Not if that part of the stream isn't downloaded. It's quite easy to skip over
some chunks in either HTTP (range) or bittorent.

> The status quo is to use Adaptive Bitrate, where you publish streams at
> different quality levels and have the client choose which stream to use to
> adapt to network conditions.

This works well if you have a good connection (uninterrupted, so that you can
switch to adapt to the available bandwidth), however you cannot progressively
load better and better quality content, as the low quality one will be wasted.
Moreover, if the connection is interrupted, you cannot fall back to the low
quality content, as you probably haven't downloaded it.

However, that's just wasteful, as it would "just" be a matter of presenting
data in a manner that can be better chuncked. And for adaptative bitrate to
work well, you need a reliable bandwidth estimate from the start...

Luckily, network infrastructure is improving everywhere.
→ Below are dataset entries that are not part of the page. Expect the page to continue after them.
             for (int j = 0; j < theirs && room > 0; j++) {
-                const int id = refs[nb.begin + j];
-                while (mine < own && refs[cell.begin + mine] < id) mine++;
-                if (mine < own && refs[cell.begin + mine] == id) continue;
+                const int id = theirs <= 4 ? id_at(nb.ids, j) : refs[nb.begin + j];
+                int at_mine = -1;
+                for (; mine < own; mine++) {
+                    at_mine = own <= 4 ? id_at(cell.ids, mine) : refs[cell.begin + mine];
+                    if (at_mine >= id) break;
+                }
+                if (mine < own && at_mine == id) continue;
                 room = room_before_prim<AXIS>(k, load_tri(tris, id), cell, cross, room, UP);
             }
             if (room == 0) break;
@@ -122,127 +182,188 @@
     return UP ? room : -room;
 }
 
-template <int axis, bool SUBSET_ONLY, bool PAIRED>
+template <class Form, class Out, int axis, bool SUBSET_ONLY, bool PAIRED>
 __device__ __forceinline__ void grow_cell(const ExpandK& k, const Entry* __restrict__ entries, const int* __restrict__ refs, const float4* __restrict__ tris,
-                                          const Cell* __restrict__ cells, Cell* __restrict__ new_cells, unsigned char* __restrict__ cell_flags, int id, int flags, bool up) {
-    CellRec cell = load_cell(cells, id);
+                                          const Cell* __restrict__ cells, Cell* __restrict__ new_cells, unsigned char* __restrict__ cell_flags, int id, int flags, bool up, bool whole) {
+    Node cell = Form::load(cells, id);
+    Form::fetch_ids(cell, refs);
     bool flag = false;
     int ov1, ov2;
     if (PAIRED) {
         bool again = false;
-        const int mine = face_growth<axis, SUBSET_ONLY>(k, entries, refs, tris, cells, cell, up, again);
+        const int mine = face_growth<Form, axis, SUBSET_ONLY>(k, entries, refs, tris, cells, cell, up, again);
         const int other = __shfl_xor(mine, 1, 64);
         flag = again | (__shfl_xor(int(again), 1, 64) != 0);
         if (up) return;
         ov1 = mine; ov2 = other;
     } else {
-        ov1 = face_growth<axis, SUBSET_ONLY>(k, entries, refs, tris, cells, cell, false, flag);
-        ov2 = face_growth<axis, SUBSET_ONLY>(k, entries, refs, tris, cells, cell, true, flag);
+        ov1 = face_growth<Form, axis, SUBSET_ONLY>(k, entries, refs, tris, cells, cell, false, flag);
+        ov2 = face_growth<Form, axis, SUBSET_ONLY>(k, entries, refs, tris, cells, cell, true, flag);
     }
     if (axis == 0) { cell.lo.x += ov1; cell.hi.x += ov2; }
     if (axis == 1) { cell.lo.y += ov1; cell.hi.y += ov2; }
     if (axis == 2) { cell.lo.z += ov1; cell.hi.z += ov2; }
     cell_flags[id] = (unsigned char)((flag ? 1 << axis : 0) | (flags & ~((1 << axis) | kChanged)) | ((ov1 | ov2) ? kChanged : 0));
-    int4* out = reinterpret_cast<int4*>(new_cells) + 2 * size_t(id);
-    out[0] = make_int4(cell.lo.x, cell.lo.y, cell.lo.z, cell.begin);
-    out[1] = make_int4(cell.hi.x, cell.hi.y, cell.hi.z, cell.end);
-}
-
-template <int axis, bool SUBSET_ONLY>
-__global__ void __launch_bounds__(kBlock) overlap_step(ExpandK k, const Entry* __restrict__ entries, const int* __restrict__ refs,
-                                                       const float4* __restrict__ tris, const Cell* __restrict__ cells, Cell* __restrict__ new_cells,
-                                                       unsigned char* __restrict__ cell_flags, int num_cells) {
+    Out::store(new_cells, id, cell, whole);
+}
+
+template <class Form, class Out, int axis, bool SUBSET_ONLY>
+__device__ __forceinline__ void all_cells_pass(const ExpandK& k, const Entry* __restrict__ entries, const int* __restrict__ refs, const float4* __restrict__ tris,
+                                               const Cell* __restrict__ cells, Cell* __restrict__ new_cells, unsigned char* __restrict__ cell_flags, int num_cells, bool whole) {
+    constexpr bool same_form = Form::kHalfStores == Out::kHalfStores;
+    whole = whole || !Out::kHalfStores;
     const int id = xcd_block(blockIdx.x, gridDim.x) * kBlock + threadIdx.x;
     if (id >= num_cells) return;
     const int flags = cell_flags[id];
     if ((flags & (1 << axis)) == 0) {
-        const int4* p = reinterpret_cast<const int4*>(cells) + 2 * size_t(id);
-        int4* out = reinterpret_cast<int4*>(new_cells) + 2 * size_t(id);
-        const int4 a = p[0], b = p[1];
-        out[0] = a; out[1] = b;
+        if (same_form) {
+            copy_through(cells, new_cells, id, !whole);
+        } else {
+            Node cell = Form::load(cells, id);
+            Form::fetch_ids(cell, refs);
+            Out::store(new_cells, id, cell, true);
+        }
         if (flags & kChanged) cell_flags[id] = (unsigned char)(flags & ~kChanged);
         return;
     }
-    grow_cell<axis, SUBSET_ONLY, false>(k, entries, refs, tris, cells, new_cells, cell_flags, id, flags, false);
+    grow_cell<Form, Out, axis, SUBSET_ONLY, false>(k, entries, refs, tris, cells, new_cells, cell_flags, id, flags, false, whole || !same_form);
+}
+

But that shouldn't be
a reason to be _that_ wasteful, especially given that a) most of Internet's
bandwidth is dedicated to video b) it would lower transcoding energy costs as
well c) if everyone gets the same file, it's _much, much_ more effective for
p2p, such as in that case (especially for a moderate number of viewers).

Edit:

> From what I can tell SVC adds lower resolution streams to the H264 bitstream
> so that devices with weaker decoders can still decode the video.

It's more like organizing the data so that some can be dropped, and it
gracefully degrades quality (FPS, resolution...) instead of dropping some
images. I tried to explain it with my own terms there:
[https://news.ycombinator.com/item?id=17307277](https://news.ycombinator.com/item?id=17307277)
before knowing the proper name.

Searching HN, I found
[https://news.ycombinator.com/item?id=18045494](https://news.ycombinator.com/item?id=18045494)
which kind of answers my question.

------
bedros
peertube will not catch up unless someone creates an advertisement market
place for PeerTube, so content creators can monetize their content outside
YouTube

here's a startup idea for you all. :-)

------
Hitton
Do I understand it correctly, that the federation in this case means that I
can watch video from site A on site B, while it's being hosted on A, meaning
bandwidth cost for A and no ability to for instance suggest videos A hosts,
show viewer advertisement, etc?

Not sure how would I like it if I hosted instance, paid storage and bandwidth
costs while noone even visits my site and views all content on site with
better SEO.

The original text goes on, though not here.